Spring Boot Actuator: Easily expose health metrics.
@Scheduled: Run periodic recovery checks.
Records/Sealed Types: Model recovery response objects.
CompletableFuture: Retry or parallel healing logic.

🔚 Conclusion & Key Takeaways

Health checks detect problems. Self-healing fixes them.

Together, they form the backbone of microservice resilience, ensuring systems recover fast, scale smartly, and stay available even in partial failure scenarios.

✅ Summary

Use /actuator/health with custom indicators.
Integrate with Kubernetes probes.
Implement self-healing with scheduled logic.
Monitor, test, and refine frequently.

❓ FAQ – Health Check & Self-Healing in Java

1. What’s the difference between liveness and readiness?

Liveness: Is app running?
Readiness: Is app ready to receive traffic?

2. Can I customize Spring Boot health checks?

Yes. Implement HealthIndicator.

3. Should I restart on all failures?

No. Use smart recovery logic.

4. What’s a good retry interval?

Start with 30 seconds and monitor.

5. Can self-healing mask real issues?

Yes. Add alerting to monitor recovery attempts.

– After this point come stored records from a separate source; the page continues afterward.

# OzAmram/CaloDiffusion

Hardware: AMD Instinct MI355X
Metric: sampled showers/sec (Dataset-2, 400-step DDIM) (higher is better)
Workload: dtype f32 (convs: fp32 operands as 2-term fp16 splits on the fp16 MFMA pipe, fp32 accumulate; attention/norms fp32)

## Files before the change

calodiffusion_amd/csrc/conv_internal.h:

```cpp
#pragma once
#include "kernels_conv.h"
#include "split16.h"
#include <cstdio>
#include <cstdlib>
#include <map>
#include <string>

namespace cd {

#define MFMA32(a, b, c) __builtin_amdgcn_mfma_f32_32x32x2f32((a), (b), (c), 0, 0, 0)
#define MFMA_BF16(a, b, c) __builtin_amdgcn_mfma_f32_32x32x16_bf16(__builtin_bit_cast(bf16x8, (a)), __builtin_bit_cast(bf16x8, (b)), (c), 0, 0, 0)

typedef __bf16 bf16x8 __attribute__((ext_vector_type(8)));
typedef __bf16 bf16x2 __attribute__((ext_vector_type(2)));

__device__ __forceinline__ unsigned pack_bf16(float lo, float hi) {
  const bf16x2 v = {(__bf16)lo, (__bf16)hi};
  return __builtin_bit_cast(unsigned, v);
}
__device__ __forceinline__ void split3(const f32x4 x, u32x2& t1, u32x2& t2, u32x2& t3) {
  f32x4 r = x;
  t1 = u32x2{pack_bf16(r[0], r[1]), pack_bf16(r[2], r[3])};
  r[0] -= __uint_as_float(t1[0] << 16); r[1] -= __uint_as_float(t1[0] & 0xffff0000u);
  r[2] -= __uint_as_float(t1[1] << 16); r[3] -= __uint_as_float(t1[1] & 0xffff0000u);
// ... 21 lines not shown
struct ConvTiled3Args {
  ConvKArgs k;
  float* ch_part;
  int* status;
};
void launch_conv_tiled_f32(int VT, int CT, const ConvKArgs& a, dim3 grid, int threads, size_t lds, hipStream_t s);
void launch_conv_tiled_split16(int VT, int CT, int NTERM, const ConvTiled3Args& a, dim3 grid, int threads, size_t lds, hipStream_t s);

struct ConvFlatArgs {
  const float* in0;
  const float* in1;
  int c0, c1;
  const float* wpk;
  const float* bias;
  float* out;
  int D, H, W;
  int Do, Ho, Wo;
  int R;
  int P;
  int cout, CTtot;
  int dbg;
  const float* coef;
  int act;
  float* ch_part;
  int* status = nullptr;
  GnDefer defer;
  int coef_lds_off = 0;
  const unsigned* in_absmax = nullptr;
  const float* add_src = nullptr;
};
bool try_launch_conv3_flat(const float* in0, int c0, const float* in1, int c1, const void* wpk, const float* bias, float* out,
                           int batch, int cout, const ConvGeom& g, hipStream_t s, const ConvFusion& fu,
                           int prec );
bool launch_conv_flat_split16(int VT, int CT, int NTERM, int geo, const ConvFlatArgs& a, dim3 grid, int threads, size_t lds, hipStream_t s);

std::map<std::string, int>& tune_cache();
template <typename F>
int autotune(const std::string& key, int ncand, F&& run, hipStream_t s) {
  auto it = tune_cache().find(key);
  if (it != tune_cache().end()) return it->second;
  hipStreamCaptureStatus st = hipStreamCaptureStatusNone;
  if (getenv("CD_NO_AUTOTUNE") || hipStreamIsCapturing(s, &st) != hipSuccess || st != hipStreamCaptureStatusNone || prof::enabled())
    return -1;
  hipEvent_t e0, e1;
  CD_HIP(hipEventCreate(&e0));
  CD_HIP(hipEventCreate(&e1));
  int best = 0;
  float best_ms = 1e30f;
  for (int i = 0; i < ncand; ++i) {
    run(i);
    CD_HIP(hipEventRecord(e0, s));
    run(i);
    run(i);
    CD_HIP(hipEventRecord(e1, s));
    CD_HIP(hipEventSynchronize(e1));
    float ms = 0.f;
    CD_HIP(hipEventElapsedTime(&ms, e0, e1));
    if (getenv("CD_TUNE_VERBOSE") && atoi(getenv("CD_TUNE_VERBOSE")) > 1) std::fprintf(stderr, "[calodiff autotune]   %s cand %d: %.1f us\n", key.c_str(), i, ms * 500.f);
    if (ms < best_ms) { best_ms = ms; best = i; }
  }
  hipEventDestroy(e0);
  hipEventDestroy(e1);
  tune_cache()[key] = best;
  if (getenv("CD_TUNE_VERBOSE")) std::fprintf(stderr, "[calodiff autotune] %s -> candidate %d (%.1f us)\n", key.c_str(), best, best_ms * 500.f);
  return best;
}

// ... 2 lines not shown
```

calodiffusion_amd/csrc/kernels_conv.hip:

```cpp
#include "conv_internal.h"
#include <cstring>
#include <algorithm>
#include <vector>

namespace cd {

static int g_conv_precision = -1;
static thread_local int tl_conv_precision_override = -1;
void set_conv_precision_override(int p) { tl_conv_precision_override = p; }
int conv_precision() {
  if (tl_conv_precision_override >= 0) return tl_conv_precision_override;
  if (g_conv_precision < 0) {
    const char* e = getenv("CD_CONV_PRECISION");
    g_conv_precision = !e ? PREC_F16X2 : (!strcmp(e, "f32") ? PREC_F32 : (!strcmp(e, "bf16x3") ? PREC_BF16X3 : PREC_F16X2));
  }
  return g_conv_precision;
}
void set_conv_precision(int p) { g_conv_precision = p; }

__device__ __forceinline__ void pack_weights_elem(size_t idx, const float* __restrict__ w, float* __restrict__ wpk, int cout, int cin,
                                                  int taps, int transposed, int flip) {
  const int e = idx & 3, lane = (idx >> 2) & 63, q = (idx >> 8) & 3;
  size_t rest = idx >> 10;
  const int CT = (cout + 31) / 32;
// ... 142 lines not shown
        double per_round = (double)((resident * NW + 3) / 4) * VT;
        const double cost = rounds * per_round + 0.02 * (double)IZ * IH * g.in.w / 32.0 * rounds;
        all.push_back({cost, ConvTile{TZ, TH, NW, VT, lds}});
      }
    }
  }
  CD_REQUIRE(!all.empty(), "no convolution tiling fits in LDS (grid too wide in r?)");
  std::stable_sort(all.begin(), all.end(), [](const auto& x, const auto& y) { return x.first < y.first; });
  std::vector<ConvTile> out;
  for (auto& c : all) {
    out.push_back(c.second);
    if ((int)out.size() >= keep) break;
  }
  return out;
}

ConvKArgs conv_k_args(const ConvGeom& g, const ConvTile& t, const ConvFusion& fu, const float* in0, int c0, const float* in1, int c1,
                      const float* wpk, const float* bias, float* out, int cout) {
  ConvKArgs a;
  a.in0 = in0; a.in1 = in1; a.c0 = c0; a.c1 = c1; a.wpk = wpk; a.bias = bias; a.out = out;
  a.Din = g.in.d; a.Hin = g.in.h; a.Win = g.in.w; a.Do = g.out.d; a.Ho = g.out.h; a.Wo = g.out.w;
  a.KD = g.kd; a.KH = g.kh; a.KW = g.kw; a.SZ = g.sz; a.SH = g.sh; a.SW = g.sw;
  a.TZ = t.TZ; a.TH = t.TH; a.nTZ = (g.out.d + t.TZ - 1) / t.TZ; a.nTH = (g.out.h + t.TH - 1) / t.TH;
  a.IZ = (t.TZ - 1) * g.sz + g.kd; a.IH = (t.TH - 1) * g.sh + g.kh;
  a.cout = cout; a.CTtot = cout / 32; a.coef = fu.coef; a.act = fu.act;
  return a;
}
}
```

6. What tools integrate with health checks?

Kubernetes, Prometheus, Grafana, ELK.

7. Do all services need readiness probes?

Only those with long startup processes or external dependencies.

8. How can I simulate failure locally?

Kill DB connection or simulate high CPU to test liveness.

9. What about multi-region failover?

Use readiness checks to direct traffic only to healthy regions.

10. Can I use retries and self-healing together?

Yes. Retry short failures, self-heal persistent issues.